A flesh-eating parasitic fly that poses a major threat to livestock has returned to the United States after 60 years. This week, the US Department of Agriculture confirmed the presence of New World screwworm in a calf in southern Texas.
Eliminated in the US in 1966 and as far south as Panama by 2006, its recent reemergence in Mexico made it likely that the screwworm would eventually enter the country again, with modeling showing that it could arrive as soon as summer 2025. It took slightly longer, but the screwworm has arrived. And to head off an outbreak, officials are deploying a tried-and-true technique: releasing lots and lots of adult screwworm flies.
A screwworm infection occurs when a female fly lays its eggs in open wounds or other body parts of warm-blooded animals. When the eggs hatch, maggots emerge and feed on living tissue before turning into flies. As adults, screwworm flies do not bite or feed on flesh. Scientists in the 1930s and 1940s thought if they could prevent female flies from reproducing, they could break the cycle. At the time, New World screwworms killed hundreds of thousands of cattle annually, mostly in the American South and Southwest.
In the 1950s, researchers at the USDA made a breakthrough when they applied radiation to male screwworms and rendered them sterile. When released into an infected area, the sterile males mate with wild female insects and produce unviable eggs. No offspring are produced, and the population crashes. Known as sterile insect technique, it was first used successfully on the island of Curaçao, off the coast of Venezuela. It took just seven weeks to eliminate the pest, and the effort saved goat herds on the island that were a vital food source.
The technique takes advantage of the fact that female New World screwworm flies only mate once in their lifetime. “The sterile insect technique is probably the most eloquent example of a completely successful biologic control mechanism,” says Sally DeNotta, associate professor of veterinary medicine at the University of Florida. “The life cycle stops.
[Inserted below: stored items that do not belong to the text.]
__global__ __launch_bounds__(256) void colsum_operand_kernel(const char *__restrict__ values, const unsigned char *__restrict__ scales,
                                                            float *__restrict__ out, int N, int K, int parts)
{
    const int lane = threadIdx.x & 63, n = blockIdx.x * 4 + (threadIdx.x >> 6);
    if (n >= N)
        return;
    double acc = 0.0;
    if (!scales) {
        for (int k = lane; k < K; k += 64)
            for (int pl = 0; pl < parts; ++pl)
                acc += (double)(float)*reinterpret_cast<const __bf16 *>(values + (((size_t)(k >> 5) * parts + pl) * N + n) * 64 + 2 * (k & 31));
    } else {
        for (int k = lane; k < K; k += 64) {
            const int ks = k >> 7, blk = (k >> 5) & 3;
            const unsigned sb = scales[((size_t)ks * 4 + 2 * (blk & 1) + (blk >> 1)) * N + n];
            const unsigned char byte = (unsigned char)values[((size_t)ks * N + n) * 128 + (k & 127)];
            const int e = (byte >> 3) & 15, m = byte & 7;
            float v = e ? ldexpf(1.0f + m * 0.125f, e - 7) : ldexpf(m * 0.125f, -6);
            if (byte & 0x80)
                v = -v;
            acc += (double)v * (double)ldexpf(1.0f, (int)sb - 127);
        }
    }
#pragma unroll
    for (int m = 32; m >= 1; m >>= 1)
        acc += __shfl_xor(acc, m);
    if (lane == 0)
        out[n] = (float)acc;
}

template <int NPL>
__global__ __launch_bounds__(64) void cls_rows_operand_kernel(const float *__restrict__ cls, const float *__restrict__ pos,
                                                             float *__restrict__ tokens, char *__restrict__ oper,
                                                             unsigned char *__restrict__ oper_scales, float *__restrict__ stats,
                                                             int n_images, int tokens_per_image, int E, int c_rows)
{
    const int lane = threadIdx.x, l15 = lane & 15, j = lane >> 4;
    const int g = blockIdx.y, b = blockIdx.x * 16 + l15;
    const bool live = b < n_images;
    const size_t row = (size_t)(live ? b : n_images - 1) * tokens_per_image;
    float su = 0.0f, sq = 0.0f;
#pragma unroll
    for (int s = 0; s < 4; ++s) {
        const int col = 128 * g + 32 * s + 8 * j;
        const f32x4 lo = *reinterpret_cast<const f32x4 *>(cls + col) + *reinterpret_cast<const f32x4 *>(pos + col);
        const f32x4 hi = *reinterpret_cast<const f32x4 *>(cls + col + 4) + *reinterpret_cast<const f32x4 *>(pos + col + 4);
#pragma unroll
        for (int e = 0; e < 8; ++e) {
            const float v = e < 4 ? lo[e] : hi[e - 4];
            su += v;
            sq += v * v;
        }
        if (live) {
            *reinterpret_cast<f32x4 *>(tokens + row * E + col) = lo;
            *reinterpret_cast<f32x4 *>(tokens + row * E + col + 4) = hi;
        }
        if (!oper_scales) {
            if (live)
                store_parts8<NPL>(oper, (size_t)(col >> 5), c_rows, (int)row, j, lo, hi);
        } else {
            mx_store_block8(lo, hi, oper, oper_scales, c_rows, row, 128 * g + 32 * s, j, live);
        }
    }
    su += __shfl_xor(su, 16);
    sq += __shfl_xor(sq, 16);
    su += __shfl_xor(su, 32);
    sq += __shfl_xor(sq, 32);
    if (j == 0 && live)
        *reinterpret_cast<f32x2 *>(stats + ((size_t)g * c_rows + row) * 2) = f32x2{su, sq};
}

}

There’s no progeny produced. It’s been very successful.”
For years, the dense stretch of rainforest between Panama and Colombia known as the Darién Gap served as a biological barrier where sterile flies were released to prevent the northward spread of screwworm. But insects started breaking through the barrier in 2022.
To prevent an outbreak in South Texas, the USDA has blocked off a roughly 12-mile zone around the infected calf and is carrying out a targeted release of sterile screwworm flies from trucks. That’s in addition to the 4 million sterile flies per week already being air-dropped in the area. Anticipating the screwworm’s movement north, in February, the agency shifted its efforts to disperse 100 million sterile flies per week to focus on the area along the US-Mexico border.
“While this development is a serious threat to our livestock and wildlife, it hasn’t caught us off guard,” USDA secretary Brooke Rollins said during a House Agriculture Committee meeting on Thursday.
She said around 400 million flies per week are needed to beat back screwworm. Currently, the US can only produce about 100 million flies per week at a facility located in Panama.
A sterile insect facility in Mexico shut down in 2012, but the USDA is investing $21 million to help renovate and convert an existing fruit fly facility in Metapa, Mexico, to produce an additional 60 to 100 million sterile flies per week. That facility is expected to be operational this summer, according to the USDA.